Work to complete :: Find each line of the entries with the string "lbase", please, and copy it.

Records supplied ::
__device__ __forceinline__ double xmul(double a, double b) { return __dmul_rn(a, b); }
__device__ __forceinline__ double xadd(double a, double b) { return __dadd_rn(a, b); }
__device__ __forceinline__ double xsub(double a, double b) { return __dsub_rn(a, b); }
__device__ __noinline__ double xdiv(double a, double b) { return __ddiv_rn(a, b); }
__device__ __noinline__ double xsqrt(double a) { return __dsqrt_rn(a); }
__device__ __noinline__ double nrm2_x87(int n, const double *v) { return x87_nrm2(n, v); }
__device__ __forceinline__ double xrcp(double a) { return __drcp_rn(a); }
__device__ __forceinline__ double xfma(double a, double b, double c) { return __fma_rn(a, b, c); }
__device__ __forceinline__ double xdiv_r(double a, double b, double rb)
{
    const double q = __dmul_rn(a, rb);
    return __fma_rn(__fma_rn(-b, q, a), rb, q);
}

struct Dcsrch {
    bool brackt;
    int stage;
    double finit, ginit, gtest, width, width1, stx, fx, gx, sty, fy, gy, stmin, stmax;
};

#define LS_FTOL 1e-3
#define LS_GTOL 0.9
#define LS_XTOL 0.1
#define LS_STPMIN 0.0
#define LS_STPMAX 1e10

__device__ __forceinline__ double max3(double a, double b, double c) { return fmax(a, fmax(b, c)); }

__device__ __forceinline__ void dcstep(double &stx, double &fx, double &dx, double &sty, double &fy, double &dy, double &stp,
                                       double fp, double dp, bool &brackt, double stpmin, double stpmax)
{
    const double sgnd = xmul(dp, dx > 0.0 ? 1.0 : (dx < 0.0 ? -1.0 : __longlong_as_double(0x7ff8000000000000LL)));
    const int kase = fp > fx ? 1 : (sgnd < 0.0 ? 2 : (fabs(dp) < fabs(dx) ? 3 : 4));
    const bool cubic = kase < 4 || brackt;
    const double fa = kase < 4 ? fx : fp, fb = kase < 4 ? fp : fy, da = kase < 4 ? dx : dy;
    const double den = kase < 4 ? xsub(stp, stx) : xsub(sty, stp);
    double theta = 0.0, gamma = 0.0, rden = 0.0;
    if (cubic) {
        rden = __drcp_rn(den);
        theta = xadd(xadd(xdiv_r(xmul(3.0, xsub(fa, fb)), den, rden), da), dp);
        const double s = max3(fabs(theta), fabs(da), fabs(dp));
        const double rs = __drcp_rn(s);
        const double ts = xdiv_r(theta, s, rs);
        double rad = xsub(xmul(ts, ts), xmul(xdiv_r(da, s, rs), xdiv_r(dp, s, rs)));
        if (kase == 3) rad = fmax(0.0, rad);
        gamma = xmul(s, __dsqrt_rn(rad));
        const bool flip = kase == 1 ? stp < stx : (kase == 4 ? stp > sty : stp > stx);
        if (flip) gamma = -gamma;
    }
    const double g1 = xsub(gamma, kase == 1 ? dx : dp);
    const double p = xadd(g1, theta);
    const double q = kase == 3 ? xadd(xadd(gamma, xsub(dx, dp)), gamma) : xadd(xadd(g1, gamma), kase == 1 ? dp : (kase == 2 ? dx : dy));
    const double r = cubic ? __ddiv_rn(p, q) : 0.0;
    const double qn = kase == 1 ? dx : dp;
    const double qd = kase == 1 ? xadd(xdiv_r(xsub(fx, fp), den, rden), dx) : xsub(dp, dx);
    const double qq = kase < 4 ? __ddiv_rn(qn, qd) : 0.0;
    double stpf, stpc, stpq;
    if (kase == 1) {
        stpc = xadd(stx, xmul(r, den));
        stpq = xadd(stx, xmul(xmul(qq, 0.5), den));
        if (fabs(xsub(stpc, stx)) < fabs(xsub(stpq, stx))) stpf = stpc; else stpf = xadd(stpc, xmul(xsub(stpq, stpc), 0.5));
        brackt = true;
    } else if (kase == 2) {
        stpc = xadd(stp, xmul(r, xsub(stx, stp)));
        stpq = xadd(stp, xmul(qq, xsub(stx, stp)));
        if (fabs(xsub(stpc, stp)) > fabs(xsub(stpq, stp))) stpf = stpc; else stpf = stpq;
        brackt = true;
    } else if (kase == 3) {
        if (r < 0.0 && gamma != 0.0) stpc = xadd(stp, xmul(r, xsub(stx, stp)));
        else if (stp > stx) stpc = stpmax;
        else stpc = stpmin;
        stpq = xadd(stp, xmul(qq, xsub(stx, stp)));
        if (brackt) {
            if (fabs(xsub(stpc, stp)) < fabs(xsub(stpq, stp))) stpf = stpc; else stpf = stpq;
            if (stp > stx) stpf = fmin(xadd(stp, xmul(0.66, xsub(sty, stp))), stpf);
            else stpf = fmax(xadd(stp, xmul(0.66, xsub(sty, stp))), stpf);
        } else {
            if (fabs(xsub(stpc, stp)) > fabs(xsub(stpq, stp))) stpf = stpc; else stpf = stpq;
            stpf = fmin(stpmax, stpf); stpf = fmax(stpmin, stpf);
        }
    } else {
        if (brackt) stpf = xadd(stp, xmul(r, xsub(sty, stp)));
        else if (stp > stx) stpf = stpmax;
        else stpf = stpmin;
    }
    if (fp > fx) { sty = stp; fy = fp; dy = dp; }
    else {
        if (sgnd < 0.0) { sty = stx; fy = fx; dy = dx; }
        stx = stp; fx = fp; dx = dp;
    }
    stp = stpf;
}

--

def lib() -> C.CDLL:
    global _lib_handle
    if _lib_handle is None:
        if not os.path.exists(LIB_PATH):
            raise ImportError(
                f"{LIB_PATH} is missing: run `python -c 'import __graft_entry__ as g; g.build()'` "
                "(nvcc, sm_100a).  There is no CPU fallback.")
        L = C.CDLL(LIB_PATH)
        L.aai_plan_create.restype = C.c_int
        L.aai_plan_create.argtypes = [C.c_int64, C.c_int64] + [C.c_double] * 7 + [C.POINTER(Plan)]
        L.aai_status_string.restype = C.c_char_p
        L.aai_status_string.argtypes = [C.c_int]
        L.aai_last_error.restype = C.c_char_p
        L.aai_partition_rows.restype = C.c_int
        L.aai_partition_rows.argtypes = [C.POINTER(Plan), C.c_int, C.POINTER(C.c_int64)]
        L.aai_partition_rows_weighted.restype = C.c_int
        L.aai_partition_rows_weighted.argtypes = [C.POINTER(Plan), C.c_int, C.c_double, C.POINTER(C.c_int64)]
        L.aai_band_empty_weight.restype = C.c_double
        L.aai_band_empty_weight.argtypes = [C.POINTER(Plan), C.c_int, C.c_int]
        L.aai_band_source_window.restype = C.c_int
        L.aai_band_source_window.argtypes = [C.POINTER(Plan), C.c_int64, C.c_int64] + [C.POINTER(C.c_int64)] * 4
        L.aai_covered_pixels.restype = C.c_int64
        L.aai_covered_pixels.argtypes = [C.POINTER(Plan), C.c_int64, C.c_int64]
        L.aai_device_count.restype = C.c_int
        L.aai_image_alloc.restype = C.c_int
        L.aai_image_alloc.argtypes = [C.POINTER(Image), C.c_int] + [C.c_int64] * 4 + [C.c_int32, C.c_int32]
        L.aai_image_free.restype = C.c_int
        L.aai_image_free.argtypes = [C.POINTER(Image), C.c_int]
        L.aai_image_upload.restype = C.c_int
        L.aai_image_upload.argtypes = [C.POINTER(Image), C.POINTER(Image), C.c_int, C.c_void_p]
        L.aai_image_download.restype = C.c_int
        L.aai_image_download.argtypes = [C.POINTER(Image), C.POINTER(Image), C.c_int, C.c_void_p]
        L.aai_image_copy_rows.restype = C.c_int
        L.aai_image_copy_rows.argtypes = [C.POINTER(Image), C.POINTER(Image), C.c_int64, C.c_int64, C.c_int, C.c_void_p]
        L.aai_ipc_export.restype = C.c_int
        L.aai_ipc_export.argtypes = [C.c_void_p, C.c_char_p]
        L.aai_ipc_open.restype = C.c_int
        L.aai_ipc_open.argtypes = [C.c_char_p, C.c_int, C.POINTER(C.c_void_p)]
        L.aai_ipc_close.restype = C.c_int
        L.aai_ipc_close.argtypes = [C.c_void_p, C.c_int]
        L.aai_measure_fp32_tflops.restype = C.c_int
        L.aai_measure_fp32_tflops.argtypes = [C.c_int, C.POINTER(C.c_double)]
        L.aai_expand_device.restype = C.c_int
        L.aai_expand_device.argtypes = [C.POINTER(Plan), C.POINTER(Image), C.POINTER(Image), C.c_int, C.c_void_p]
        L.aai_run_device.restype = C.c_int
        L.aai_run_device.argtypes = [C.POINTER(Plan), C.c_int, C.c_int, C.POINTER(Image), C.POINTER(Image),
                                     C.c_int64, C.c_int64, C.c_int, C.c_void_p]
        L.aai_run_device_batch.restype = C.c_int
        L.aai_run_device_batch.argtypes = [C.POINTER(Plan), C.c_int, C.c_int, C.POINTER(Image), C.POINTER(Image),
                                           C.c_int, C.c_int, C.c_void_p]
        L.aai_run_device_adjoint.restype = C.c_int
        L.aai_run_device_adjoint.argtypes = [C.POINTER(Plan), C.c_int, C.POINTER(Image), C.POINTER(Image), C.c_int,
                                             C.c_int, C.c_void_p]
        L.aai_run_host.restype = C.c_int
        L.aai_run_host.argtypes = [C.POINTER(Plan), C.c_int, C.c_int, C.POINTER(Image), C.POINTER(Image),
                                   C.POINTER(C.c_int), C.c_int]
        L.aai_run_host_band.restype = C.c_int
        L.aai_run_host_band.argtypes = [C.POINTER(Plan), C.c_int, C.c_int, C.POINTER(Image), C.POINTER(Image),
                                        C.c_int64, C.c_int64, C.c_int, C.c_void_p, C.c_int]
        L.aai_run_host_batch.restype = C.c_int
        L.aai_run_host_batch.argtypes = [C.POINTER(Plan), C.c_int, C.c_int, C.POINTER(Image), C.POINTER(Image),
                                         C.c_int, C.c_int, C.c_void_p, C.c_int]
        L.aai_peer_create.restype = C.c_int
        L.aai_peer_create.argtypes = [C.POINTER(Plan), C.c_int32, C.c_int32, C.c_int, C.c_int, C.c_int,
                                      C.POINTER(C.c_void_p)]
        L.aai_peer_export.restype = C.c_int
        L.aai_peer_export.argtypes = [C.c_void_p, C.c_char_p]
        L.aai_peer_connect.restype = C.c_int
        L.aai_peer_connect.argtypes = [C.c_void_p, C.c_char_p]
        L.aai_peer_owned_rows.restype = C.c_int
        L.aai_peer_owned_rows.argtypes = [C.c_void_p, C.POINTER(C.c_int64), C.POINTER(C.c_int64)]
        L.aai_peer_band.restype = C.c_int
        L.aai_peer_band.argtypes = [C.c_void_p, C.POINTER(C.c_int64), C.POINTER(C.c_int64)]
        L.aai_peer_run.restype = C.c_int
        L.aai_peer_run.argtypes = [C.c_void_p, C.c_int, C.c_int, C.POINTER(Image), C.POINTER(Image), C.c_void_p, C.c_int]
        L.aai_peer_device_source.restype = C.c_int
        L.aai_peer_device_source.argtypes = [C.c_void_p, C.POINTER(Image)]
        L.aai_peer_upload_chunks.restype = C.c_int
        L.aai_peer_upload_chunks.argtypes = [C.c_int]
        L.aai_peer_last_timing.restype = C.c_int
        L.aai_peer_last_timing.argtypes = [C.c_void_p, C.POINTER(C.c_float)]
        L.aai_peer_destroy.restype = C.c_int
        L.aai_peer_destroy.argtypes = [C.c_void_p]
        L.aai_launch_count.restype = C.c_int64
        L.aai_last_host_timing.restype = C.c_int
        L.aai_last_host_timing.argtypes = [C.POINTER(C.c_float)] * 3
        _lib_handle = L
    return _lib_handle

* * *

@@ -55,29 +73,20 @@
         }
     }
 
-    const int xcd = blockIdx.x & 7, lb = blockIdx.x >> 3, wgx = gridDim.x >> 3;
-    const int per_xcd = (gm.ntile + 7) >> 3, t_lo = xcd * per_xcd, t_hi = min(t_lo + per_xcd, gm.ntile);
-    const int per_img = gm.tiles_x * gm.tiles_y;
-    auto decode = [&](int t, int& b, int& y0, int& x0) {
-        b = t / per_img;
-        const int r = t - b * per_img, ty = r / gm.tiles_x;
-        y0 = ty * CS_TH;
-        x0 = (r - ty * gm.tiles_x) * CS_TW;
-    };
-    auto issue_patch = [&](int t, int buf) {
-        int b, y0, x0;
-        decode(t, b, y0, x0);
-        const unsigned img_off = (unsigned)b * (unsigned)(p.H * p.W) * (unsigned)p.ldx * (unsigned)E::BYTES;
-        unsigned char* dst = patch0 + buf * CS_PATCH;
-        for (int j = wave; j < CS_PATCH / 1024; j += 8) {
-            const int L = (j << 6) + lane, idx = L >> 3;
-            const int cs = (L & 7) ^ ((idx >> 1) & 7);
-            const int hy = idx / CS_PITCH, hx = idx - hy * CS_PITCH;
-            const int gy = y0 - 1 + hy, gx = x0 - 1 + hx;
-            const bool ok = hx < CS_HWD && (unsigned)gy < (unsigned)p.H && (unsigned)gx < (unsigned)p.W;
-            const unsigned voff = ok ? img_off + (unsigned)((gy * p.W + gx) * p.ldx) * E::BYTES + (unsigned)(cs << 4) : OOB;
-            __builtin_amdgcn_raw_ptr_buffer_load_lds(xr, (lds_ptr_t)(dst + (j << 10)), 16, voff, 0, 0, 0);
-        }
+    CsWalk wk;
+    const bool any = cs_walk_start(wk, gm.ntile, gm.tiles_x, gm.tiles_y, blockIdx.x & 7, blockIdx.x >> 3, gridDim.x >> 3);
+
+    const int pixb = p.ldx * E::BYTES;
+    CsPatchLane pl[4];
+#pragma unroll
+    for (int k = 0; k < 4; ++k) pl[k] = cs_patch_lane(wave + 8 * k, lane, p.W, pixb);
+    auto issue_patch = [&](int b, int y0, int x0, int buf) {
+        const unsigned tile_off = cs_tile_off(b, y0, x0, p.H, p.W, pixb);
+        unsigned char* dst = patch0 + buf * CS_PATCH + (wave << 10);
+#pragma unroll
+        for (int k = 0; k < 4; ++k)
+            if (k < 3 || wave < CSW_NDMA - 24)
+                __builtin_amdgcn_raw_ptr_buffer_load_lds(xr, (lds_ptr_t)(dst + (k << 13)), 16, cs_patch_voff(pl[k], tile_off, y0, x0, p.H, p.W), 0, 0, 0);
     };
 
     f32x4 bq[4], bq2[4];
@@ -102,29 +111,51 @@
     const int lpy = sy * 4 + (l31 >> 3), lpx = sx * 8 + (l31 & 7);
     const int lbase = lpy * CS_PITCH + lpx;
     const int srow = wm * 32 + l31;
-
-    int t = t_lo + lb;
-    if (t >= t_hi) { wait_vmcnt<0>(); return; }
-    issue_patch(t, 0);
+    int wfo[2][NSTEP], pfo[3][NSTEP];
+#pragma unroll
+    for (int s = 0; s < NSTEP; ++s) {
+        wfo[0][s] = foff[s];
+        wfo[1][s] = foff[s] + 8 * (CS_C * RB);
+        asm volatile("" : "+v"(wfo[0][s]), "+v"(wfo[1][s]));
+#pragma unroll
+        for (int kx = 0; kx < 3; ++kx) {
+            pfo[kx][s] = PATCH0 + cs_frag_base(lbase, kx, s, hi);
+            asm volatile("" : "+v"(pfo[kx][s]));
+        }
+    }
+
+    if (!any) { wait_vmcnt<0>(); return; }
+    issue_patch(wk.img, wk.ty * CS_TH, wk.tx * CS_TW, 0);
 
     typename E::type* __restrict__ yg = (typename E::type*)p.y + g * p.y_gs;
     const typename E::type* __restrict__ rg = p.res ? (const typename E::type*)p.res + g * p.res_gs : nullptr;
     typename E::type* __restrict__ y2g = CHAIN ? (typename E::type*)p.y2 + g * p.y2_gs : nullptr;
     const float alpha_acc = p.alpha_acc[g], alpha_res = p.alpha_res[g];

Response box ::
     const int lbase = lpy * CS_PITCH + lpx;
+            pfo[kx][s] = PATCH0 + cs_frag_base(lbase, kx, s, hi);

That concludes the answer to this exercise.